Bonsoir et bienvenue sur MacG, anmaus. 

Pour supprimer les fichiers de ta corbeille(regroupe-les dans un dossier), essaie ça :
Ouvre le Terminal et tape :
sudo rm -rf [glisser-déposer de ton dossier depuis la corbeille puis touche 'retour']
(Fais attention à bien mettre les espaces, notamment celui après -rf avant de faire ton glisser-déposer)
Ensuite tape ton mot de passe et valide avec la touche 'retour'.








Pour l'entretien, je te conseille d'installer AppleJack qui s'utilise en mode single user(touches pomme et s enfoncées au démarrage) et qui permet de se passer du redémarrage fastidieux sur CD.


----------



## anmaus (17 Mars 2006)

Merci pour les conseils les gars,

Néanmoins MacMarco, je fais face à deux problèmes concernant ta manip :

- d'abord, comment faut-il procéder pour regrouper tous mes éléments dans un dossier à l'intérieur (ou à l'extérieur ?) de la corbeille ?
- ensuite je ne dispose pas (plus en fait) de l'"option" glisser-déposer sur mon ibook (c'est mon deuxième souci justement)

Ithymique,

J'ai installé Onyx et ai procédé à la réparation des autorisations du disque (également dans l'utilitaire du disque). Sur Onyx j'ai également procéder au forçage du vidage de la corbeille, opération dont Onyx me dit qu'elle a été réalisé avec succés ... sauf que mes fichiers sont toujours là quand je vérifie ma corbeille. Tenaces les petits fichiers de m....

Merci d'avance pour vos réponses


----------



## macmarco (17 Mars 2006)

anmaus a dit:
			
		

> Merci pour les conseils les gars,
> 
> Néanmoins MacMarco, je fais face à deux problèmes concernant ta manip :
> 
> ...




Aïeaïeaïe !
Si tu n'as plus le glisser-déposer, ça va être coton !
Laisse tomber le regroupement des fichiers.
Tu vas d'abord essayer d'effacer un fichier, pour voir si ça marche.
Comme le glisser-déposer ne marche pas, il va falloir que tu tapes toi-même le chemin.
Ca donnera :
sudo rm -rf /Users/Toi/.Trash/dossier/


----------



## anmaus (18 Mars 2006)

Merci Macmarco,

Je vais essayé ta manip, mais étant donné que j'ai maintenant plus de mille éléments dans ma corbeille j'espère qu'il ne va pas falloir que je les supprime un par un sinon j'y serais encore à Noël prochain...
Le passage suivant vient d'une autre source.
template <class Push>
int run_device_lm(sfm_ba_handle* h, const sfm_ba_options& opts, double* cost, sfm_ba_summary* sm, Push& push,
                  bool* nonfinite) {
  DevProblem& d = h->d;
  hipStream_t s = h->stream;
  HostTimer timer;
  timer.tag = "solve";
  if (!h->lm_ctl) {
    if (hipMalloc(reinterpret_cast<void**>(&h->lm_ctl), sizeof(LmCtl)) != hipSuccess) {
      h->lm_ctl = nullptr;
      return fail(SFM_ENOMEM, "hipMalloc failed (LM control)");
    }
    if (hipHostMalloc(reinterpret_cast<void**>(&h->lm_ctl_host), sizeof(LmCtl)) != hipSuccess) {
      h->lm_ctl_host = nullptr;
      return fail(SFM_ENOMEM, "hipHostMalloc failed (LM control)");
    }
  }
  const int cap = std::max(1, opts.max_num_iterations + 1);
  if (h->lm_trace_cap < cap) {
    if (h->lm_trace) {
      (void)hipStreamSynchronize(s);
      (void)hipHostFree(h->lm_trace);
    }
    h->lm_trace = nullptr;
    h->lm_trace_cap = 0;
    if (hipHostMalloc(reinterpret_cast<void**>(&h->lm_trace), sizeof(sfm_ba_iteration) * size_t(cap)) != hipSuccess) {
      h->lm_trace = nullptr;
      return fail(SFM_ENOMEM, "hipMalloc failed (LM trace)");
    }
    h->lm_trace_cap = cap;
  }
  LmCtl& c = *h->lm_ctl_host;
  std::memset(&c, 0, sizeof(c));
  c.run_step = 1;
  c.radius = opts.initial_trust_region_radius;
  c.decrease_factor = 2.0;
  c.max_iter = opts.max_num_iterations;
  c.max_invalid = opts.max_num_consecutive_invalid_steps;
  c.ftol = opts.function_tolerance;
  c.gtol = opts.gradient_tolerance;
  c.ptol = opts.parameter_tolerance;
  c.max_radius = opts.max_trust_region_radius;
  c.min_radius = opts.min_trust_region_radius;
  c.min_rel_dec = opts.min_relative_decrease;
  HIPCHK(hipMemcpyAsync(h->lm_ctl, &c, sizeof(LmCtl), hipMemcpyHostToDevice, s));
  int batch = 3, batch_next = 2;
  if (const char* b = std::getenv("SFM_LM_BATCH")) batch = batch_next = std::max(1, std::min(64, std::atoi(b)));
  if (opts.max_num_iterations <= 0) batch = 0;
  const bool jac_scaling = opts.jacobi_scaling != 0;
  const int acc_blocks = std::max(1, std::min(1024, blocks_for(6 * int64_t(d.C) + 3 * int64_t(d.P), 256)));
  d.radius_dev = &h->lm_ctl->radius;
  h->fuse_lm = !sharded(h) && !env_flag("SFM_LM_UNFUSED");
  h->accept_fold = h->fuse_lm && d.C > 0 && d.C <= kAcceptFoldMaxCams && 3 * int64_t(d.P) <= kAcceptFoldMaxX &&
                   !env_flag("SFM_NO_ACCEPT_FOLD");
  d.gate = nullptr;
  int rc = evaluate_enqueue(h, true, jac_scaling);
  if (rc == 0 && !h->fuse_lm) k_lm_init<<<1, 1, 0, s>>>(h->lm_ctl, d.scal);
  while (rc == 0) {
    for (int b = 0; b < batch && rc == 0; ++b) {
      d.gate = &h->lm_ctl->run_step;
      if ((rc = compute_step_enqueue(h, c.radius))) break;
      d.gate = nullptr;
      if (!h->fuse_lm) k_lm_decide<<<1, 1, 0, s>>>(h->lm_ctl, d.scal, h->lm_trace, h->lm_trace_cap);
      d.gate = &h->lm_ctl->run_eval;
      h->accept_grid = h->accept_fold ? -1 : acc_blocks;
      rc = evaluate_enqueue(h, false, jac_scaling);
      h->accept_grid = 0;
      if (rc) break;
      d.gate = nullptr;
      if (!h->fuse_lm) k_lm_post<<<1, 1, 0, s>>>(h->lm_ctl, d.scal, h->lm_trace, h->lm_trace_cap);
    }
    if (rc) break;
    timer.mark("batch enqueued");
    if (h->prefetch_params) {
      if (hipMemcpyAsync(h->param_host, d.cam, sizeof(double) * 6 * size_t(d.C), hipMemcpyDeviceToHost, s) != hipSuccess ||
          hipMemcpyAsync(h->param_host + 6 * size_t(d.C), d.X, sizeof(double) * 3 * size_t(d.P), hipMemcpyDeviceToHost,
                         s) != hipSuccess) {
        rc = fail(SFM_EIO, "parameter readback failed");
        break;
      }
    }
    if (hipMemcpyAsync(&c, h->lm_ctl, sizeof(LmCtl), hipMemcpyDeviceToHost, s) != hipSuccess ||
        hipStreamSynchronize(s) != hipSuccess) {
      rc = fail(SFM_EIO, "LM control readback failed");
      break;
    }
    timer.mark("batch synchronised");
    collect_marks(h);
    if (c.done) break;
    batch = batch_next;
  }
  d.gate = nullptr;
  d.radius_dev = nullptr;
  h->fuse_lm = false;
  h->accept_fold = false;
  if (rc) return rc;
  if (c.error & 4) return fail(SFM_EIO, "Cholesky tile hand-off timed out (persistent grid made no progress)");
  if (c.error & 2) return fail(SFM_EIO, "back-substitution hand-off timed out (persistent grid made no progress)");
  sm->num_jacobian_evaluations++;
  sm->num_residual_evaluations++;
  sm->initial_cost = c.init_cost;
  if (c.error & 8) {
    *nonfinite = true;
    sm->termination_type = SFM_FAILURE;
    sm->final_cost = c.init_cost;
    return fail(SFM_EIO, "initial residual evaluation is not finite");
  }
  {
    sfm_ba_iteration it0;
    std::memset(&it0, 0, sizeof(it0));
    it0.cost = c.init_cost;
    it0.gradient_max_norm = c.init_grad;
    it0.trust_region_radius = opts.initial_trust_region_radius;
    it0.step_is_valid = 1;
    it0.step_is_successful = 1;
    push(it0);
  }
  const int n_tr = std::min(c.trace_len, h->lm_trace_cap);
  for (int i = 0; i < n_tr; ++i) push(h->lm_trace[i]);
  h->param_host_valid = h->prefetch_params;
  sm->termination_type = c.termination;
  sm->num_iterations = c.iteration;
  sm->num_successful_steps += c.n_succ;
  sm->num_unsuccessful_steps += c.n_unsucc;
  sm->num_invalid_steps += c.n_invalid;
  sm->num_residual_evaluations += c.n_resid;
  sm->num_jacobian_evaluations += c.n_jac;
  sm->num_linear_solves += c.n_lin;
  *cost = c.cost;
  return 0;
}

}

En repensant au message d'Ithymique, j'ai une question qui me turlupine : si je télécharge Tiger, mes problèmes de corbeille et de glisser-déplacer vont-ils se volatiliser par la même occasion ?
Parce que si c'est le cas, comme ça fait quelques mois maintenant que je me tâtais pour passer à Tiger, je crois que je viens de trouver les arguments définitifs pour l'acheter.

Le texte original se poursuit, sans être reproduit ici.